**Exercise inputs**
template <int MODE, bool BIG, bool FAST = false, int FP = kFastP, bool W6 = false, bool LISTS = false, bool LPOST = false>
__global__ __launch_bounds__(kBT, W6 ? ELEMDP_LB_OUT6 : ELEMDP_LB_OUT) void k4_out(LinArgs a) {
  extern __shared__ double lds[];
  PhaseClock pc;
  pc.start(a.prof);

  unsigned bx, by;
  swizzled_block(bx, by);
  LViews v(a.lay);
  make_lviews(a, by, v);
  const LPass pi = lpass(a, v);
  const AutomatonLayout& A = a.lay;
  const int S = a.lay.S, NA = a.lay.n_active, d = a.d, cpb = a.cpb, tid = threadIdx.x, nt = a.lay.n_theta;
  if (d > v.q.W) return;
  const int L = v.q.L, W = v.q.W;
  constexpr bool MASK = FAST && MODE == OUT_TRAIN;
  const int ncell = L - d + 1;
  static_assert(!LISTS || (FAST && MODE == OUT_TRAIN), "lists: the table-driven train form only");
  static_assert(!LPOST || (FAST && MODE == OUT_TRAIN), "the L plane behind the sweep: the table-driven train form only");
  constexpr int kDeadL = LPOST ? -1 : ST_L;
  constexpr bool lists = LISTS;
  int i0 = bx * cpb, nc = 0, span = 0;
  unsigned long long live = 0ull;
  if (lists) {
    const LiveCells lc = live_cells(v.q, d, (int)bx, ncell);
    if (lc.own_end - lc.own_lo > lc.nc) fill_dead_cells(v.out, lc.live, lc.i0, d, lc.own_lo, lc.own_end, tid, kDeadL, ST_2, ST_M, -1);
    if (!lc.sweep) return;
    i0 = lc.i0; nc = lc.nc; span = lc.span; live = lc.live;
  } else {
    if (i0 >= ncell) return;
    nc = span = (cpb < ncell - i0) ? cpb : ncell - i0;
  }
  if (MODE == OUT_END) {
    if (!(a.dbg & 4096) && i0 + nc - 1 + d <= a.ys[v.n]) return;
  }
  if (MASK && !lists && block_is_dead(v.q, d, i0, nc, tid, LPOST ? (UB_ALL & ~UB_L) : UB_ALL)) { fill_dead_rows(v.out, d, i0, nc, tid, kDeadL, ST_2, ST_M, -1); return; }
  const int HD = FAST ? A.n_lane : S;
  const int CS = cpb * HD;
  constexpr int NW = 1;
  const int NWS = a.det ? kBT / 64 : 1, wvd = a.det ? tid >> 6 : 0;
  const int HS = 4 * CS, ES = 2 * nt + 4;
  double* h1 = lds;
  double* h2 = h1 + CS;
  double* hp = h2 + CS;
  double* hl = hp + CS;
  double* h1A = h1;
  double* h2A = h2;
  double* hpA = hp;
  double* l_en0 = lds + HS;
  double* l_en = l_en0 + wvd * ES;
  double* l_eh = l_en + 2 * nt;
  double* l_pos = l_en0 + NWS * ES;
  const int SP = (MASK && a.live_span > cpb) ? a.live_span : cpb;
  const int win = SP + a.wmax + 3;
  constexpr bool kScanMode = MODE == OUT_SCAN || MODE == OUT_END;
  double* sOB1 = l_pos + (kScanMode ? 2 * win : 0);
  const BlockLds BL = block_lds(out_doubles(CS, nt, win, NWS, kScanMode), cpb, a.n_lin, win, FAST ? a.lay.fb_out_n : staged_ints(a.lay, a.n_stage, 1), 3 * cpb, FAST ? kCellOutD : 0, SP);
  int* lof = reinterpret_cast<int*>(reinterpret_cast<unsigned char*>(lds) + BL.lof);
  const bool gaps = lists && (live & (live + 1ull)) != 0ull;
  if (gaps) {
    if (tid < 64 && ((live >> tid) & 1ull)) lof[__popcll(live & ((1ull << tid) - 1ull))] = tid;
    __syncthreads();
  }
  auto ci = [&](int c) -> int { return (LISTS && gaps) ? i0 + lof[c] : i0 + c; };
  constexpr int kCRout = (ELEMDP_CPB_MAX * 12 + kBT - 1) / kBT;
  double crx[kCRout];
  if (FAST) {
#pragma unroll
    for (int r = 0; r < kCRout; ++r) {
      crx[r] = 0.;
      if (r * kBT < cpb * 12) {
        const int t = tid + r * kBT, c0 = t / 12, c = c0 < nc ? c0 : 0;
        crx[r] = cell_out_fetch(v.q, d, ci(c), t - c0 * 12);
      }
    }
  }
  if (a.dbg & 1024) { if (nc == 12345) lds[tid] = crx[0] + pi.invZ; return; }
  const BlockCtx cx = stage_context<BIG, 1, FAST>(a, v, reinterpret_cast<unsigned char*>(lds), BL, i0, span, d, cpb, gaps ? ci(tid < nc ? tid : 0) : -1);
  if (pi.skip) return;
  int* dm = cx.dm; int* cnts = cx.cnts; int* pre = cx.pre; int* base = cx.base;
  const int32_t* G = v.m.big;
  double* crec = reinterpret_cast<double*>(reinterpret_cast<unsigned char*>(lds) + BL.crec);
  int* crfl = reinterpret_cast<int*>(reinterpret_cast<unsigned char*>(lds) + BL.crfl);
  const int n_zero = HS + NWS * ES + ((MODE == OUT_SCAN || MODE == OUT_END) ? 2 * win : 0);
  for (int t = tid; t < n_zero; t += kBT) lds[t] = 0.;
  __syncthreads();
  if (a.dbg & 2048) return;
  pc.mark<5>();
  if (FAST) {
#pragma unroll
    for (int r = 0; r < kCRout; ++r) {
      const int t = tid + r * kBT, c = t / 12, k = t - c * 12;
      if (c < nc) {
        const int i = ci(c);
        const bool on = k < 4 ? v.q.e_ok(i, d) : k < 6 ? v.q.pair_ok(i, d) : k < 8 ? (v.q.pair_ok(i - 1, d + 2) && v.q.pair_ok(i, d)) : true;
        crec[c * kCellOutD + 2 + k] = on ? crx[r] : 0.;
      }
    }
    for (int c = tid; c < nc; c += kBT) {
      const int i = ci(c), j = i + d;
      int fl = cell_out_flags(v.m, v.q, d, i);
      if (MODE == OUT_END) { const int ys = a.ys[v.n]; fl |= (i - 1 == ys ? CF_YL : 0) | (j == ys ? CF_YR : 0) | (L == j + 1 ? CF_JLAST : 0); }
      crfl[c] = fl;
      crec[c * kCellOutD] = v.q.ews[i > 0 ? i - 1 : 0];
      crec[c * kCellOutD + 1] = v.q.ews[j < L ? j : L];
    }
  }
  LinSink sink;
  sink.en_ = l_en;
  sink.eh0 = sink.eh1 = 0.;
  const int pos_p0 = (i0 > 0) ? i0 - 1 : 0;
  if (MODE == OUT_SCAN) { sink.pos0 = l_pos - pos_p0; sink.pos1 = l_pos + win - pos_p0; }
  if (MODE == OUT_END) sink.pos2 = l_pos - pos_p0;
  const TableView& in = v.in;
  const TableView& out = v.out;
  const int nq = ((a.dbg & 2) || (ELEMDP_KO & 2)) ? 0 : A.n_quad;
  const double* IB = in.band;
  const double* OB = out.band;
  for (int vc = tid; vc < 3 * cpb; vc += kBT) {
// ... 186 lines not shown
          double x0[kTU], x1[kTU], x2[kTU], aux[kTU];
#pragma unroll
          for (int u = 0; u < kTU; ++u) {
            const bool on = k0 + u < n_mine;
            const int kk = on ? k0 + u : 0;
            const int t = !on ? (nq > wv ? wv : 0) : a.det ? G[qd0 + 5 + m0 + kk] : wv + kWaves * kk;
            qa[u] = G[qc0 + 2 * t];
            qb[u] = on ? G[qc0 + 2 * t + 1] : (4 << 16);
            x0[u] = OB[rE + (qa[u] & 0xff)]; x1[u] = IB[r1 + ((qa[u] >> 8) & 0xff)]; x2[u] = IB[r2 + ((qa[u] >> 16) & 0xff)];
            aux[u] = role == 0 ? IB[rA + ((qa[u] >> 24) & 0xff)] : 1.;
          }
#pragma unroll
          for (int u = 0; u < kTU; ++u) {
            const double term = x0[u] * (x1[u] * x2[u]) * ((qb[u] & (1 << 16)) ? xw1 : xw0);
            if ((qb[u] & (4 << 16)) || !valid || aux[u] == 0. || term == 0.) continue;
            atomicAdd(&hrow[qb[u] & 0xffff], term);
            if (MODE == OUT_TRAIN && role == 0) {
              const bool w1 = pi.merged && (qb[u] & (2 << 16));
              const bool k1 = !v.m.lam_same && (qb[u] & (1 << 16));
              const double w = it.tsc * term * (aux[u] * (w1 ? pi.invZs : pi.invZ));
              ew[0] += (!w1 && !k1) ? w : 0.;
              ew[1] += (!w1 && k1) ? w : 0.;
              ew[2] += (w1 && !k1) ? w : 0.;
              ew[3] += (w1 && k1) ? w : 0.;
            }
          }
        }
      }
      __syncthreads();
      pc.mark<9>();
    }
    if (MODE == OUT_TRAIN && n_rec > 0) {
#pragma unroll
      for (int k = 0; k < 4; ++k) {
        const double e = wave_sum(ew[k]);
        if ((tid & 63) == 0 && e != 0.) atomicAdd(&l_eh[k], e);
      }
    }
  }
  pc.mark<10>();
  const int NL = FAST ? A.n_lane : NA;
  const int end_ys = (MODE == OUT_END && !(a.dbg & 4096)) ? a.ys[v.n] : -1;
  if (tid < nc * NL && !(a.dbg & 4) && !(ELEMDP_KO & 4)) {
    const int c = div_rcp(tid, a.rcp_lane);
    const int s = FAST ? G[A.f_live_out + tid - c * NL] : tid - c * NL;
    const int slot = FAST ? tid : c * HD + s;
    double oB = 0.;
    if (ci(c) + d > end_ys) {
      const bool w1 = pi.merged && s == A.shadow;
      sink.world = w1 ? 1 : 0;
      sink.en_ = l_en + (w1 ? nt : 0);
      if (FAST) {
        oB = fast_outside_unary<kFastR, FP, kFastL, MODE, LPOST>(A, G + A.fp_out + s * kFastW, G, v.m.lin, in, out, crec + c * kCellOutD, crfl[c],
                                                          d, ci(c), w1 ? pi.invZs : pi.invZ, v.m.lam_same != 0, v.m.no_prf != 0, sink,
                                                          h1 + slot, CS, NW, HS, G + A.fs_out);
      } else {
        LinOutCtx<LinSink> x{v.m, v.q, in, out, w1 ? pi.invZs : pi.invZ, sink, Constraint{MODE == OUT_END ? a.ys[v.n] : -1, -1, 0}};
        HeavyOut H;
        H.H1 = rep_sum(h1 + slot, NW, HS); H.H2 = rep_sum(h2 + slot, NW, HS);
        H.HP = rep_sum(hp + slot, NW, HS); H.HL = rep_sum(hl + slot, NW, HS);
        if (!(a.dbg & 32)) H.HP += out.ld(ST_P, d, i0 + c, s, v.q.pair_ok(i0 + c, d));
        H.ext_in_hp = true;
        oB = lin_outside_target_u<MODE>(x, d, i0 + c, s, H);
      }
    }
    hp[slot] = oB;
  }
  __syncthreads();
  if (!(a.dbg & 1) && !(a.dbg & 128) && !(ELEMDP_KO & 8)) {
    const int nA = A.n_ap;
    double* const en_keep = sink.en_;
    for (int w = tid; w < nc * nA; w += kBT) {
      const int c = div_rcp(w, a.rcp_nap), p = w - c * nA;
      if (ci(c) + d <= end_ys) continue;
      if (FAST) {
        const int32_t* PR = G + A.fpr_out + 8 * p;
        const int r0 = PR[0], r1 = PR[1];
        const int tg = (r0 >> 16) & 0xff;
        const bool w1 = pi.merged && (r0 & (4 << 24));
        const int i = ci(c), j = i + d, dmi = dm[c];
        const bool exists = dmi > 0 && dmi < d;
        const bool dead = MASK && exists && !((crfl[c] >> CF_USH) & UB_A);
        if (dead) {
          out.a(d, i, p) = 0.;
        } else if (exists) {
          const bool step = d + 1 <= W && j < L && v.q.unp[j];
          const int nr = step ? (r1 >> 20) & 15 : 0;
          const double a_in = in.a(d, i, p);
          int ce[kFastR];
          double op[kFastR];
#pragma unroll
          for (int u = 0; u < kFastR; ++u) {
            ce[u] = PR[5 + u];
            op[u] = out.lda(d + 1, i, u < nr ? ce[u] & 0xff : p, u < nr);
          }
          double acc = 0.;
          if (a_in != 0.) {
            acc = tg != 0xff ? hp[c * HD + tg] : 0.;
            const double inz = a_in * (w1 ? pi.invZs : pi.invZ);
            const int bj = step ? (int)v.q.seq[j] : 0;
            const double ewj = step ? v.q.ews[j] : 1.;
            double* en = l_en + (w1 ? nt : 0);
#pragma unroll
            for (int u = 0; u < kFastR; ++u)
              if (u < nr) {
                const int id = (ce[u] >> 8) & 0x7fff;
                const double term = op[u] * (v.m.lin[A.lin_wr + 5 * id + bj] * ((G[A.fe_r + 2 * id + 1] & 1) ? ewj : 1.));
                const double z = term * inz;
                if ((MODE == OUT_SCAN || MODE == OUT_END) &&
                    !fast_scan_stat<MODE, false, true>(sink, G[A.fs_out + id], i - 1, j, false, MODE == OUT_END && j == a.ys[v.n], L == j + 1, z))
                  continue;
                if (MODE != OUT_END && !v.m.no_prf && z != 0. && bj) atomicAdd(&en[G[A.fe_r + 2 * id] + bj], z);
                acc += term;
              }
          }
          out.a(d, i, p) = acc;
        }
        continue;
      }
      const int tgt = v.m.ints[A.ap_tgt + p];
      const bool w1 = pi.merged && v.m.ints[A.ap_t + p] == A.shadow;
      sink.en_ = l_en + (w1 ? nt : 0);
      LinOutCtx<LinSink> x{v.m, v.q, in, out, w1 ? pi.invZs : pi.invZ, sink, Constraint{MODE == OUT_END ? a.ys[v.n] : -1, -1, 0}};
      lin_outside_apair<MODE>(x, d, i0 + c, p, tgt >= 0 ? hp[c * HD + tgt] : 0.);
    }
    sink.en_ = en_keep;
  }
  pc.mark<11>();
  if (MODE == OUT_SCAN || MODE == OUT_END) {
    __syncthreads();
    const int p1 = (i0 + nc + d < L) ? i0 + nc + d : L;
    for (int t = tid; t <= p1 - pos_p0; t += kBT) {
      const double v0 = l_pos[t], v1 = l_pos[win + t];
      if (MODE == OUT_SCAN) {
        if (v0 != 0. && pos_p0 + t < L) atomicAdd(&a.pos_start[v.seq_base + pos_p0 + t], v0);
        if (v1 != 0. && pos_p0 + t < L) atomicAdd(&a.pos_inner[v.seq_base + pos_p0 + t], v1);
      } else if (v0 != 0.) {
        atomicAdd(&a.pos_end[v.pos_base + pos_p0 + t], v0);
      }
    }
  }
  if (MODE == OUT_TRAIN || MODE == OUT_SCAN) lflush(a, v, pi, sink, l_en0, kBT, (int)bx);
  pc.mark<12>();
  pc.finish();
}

**Problem description**
Of the entries listed above, reproduce only the lines starting at the line containing "pc.mark<11>();" and ending at the line containing "atomicAdd(&a.pos_end[v.pos_base + pos_p0". Include both, exactly as they stand.

**Response**
  pc.mark<11>();
  if (MODE == OUT_SCAN || MODE == OUT_END) {
    __syncthreads();
    const int p1 = (i0 + nc + d < L) ? i0 + nc + d : L;
    for (int t = tid; t <= p1 - pos_p0; t += kBT) {
      const double v0 = l_pos[t], v1 = l_pos[win + t];
      if (MODE == OUT_SCAN) {
        if (v0 != 0. && pos_p0 + t < L) atomicAdd(&a.pos_start[v.seq_base + pos_p0 + t], v0);
        if (v1 != 0. && pos_p0 + t < L) atomicAdd(&a.pos_inner[v.seq_base + pos_p0 + t], v1);
      } else if (v0 != 0.) {
        atomicAdd(&a.pos_end[v.pos_base + pos_p0 + t], v0);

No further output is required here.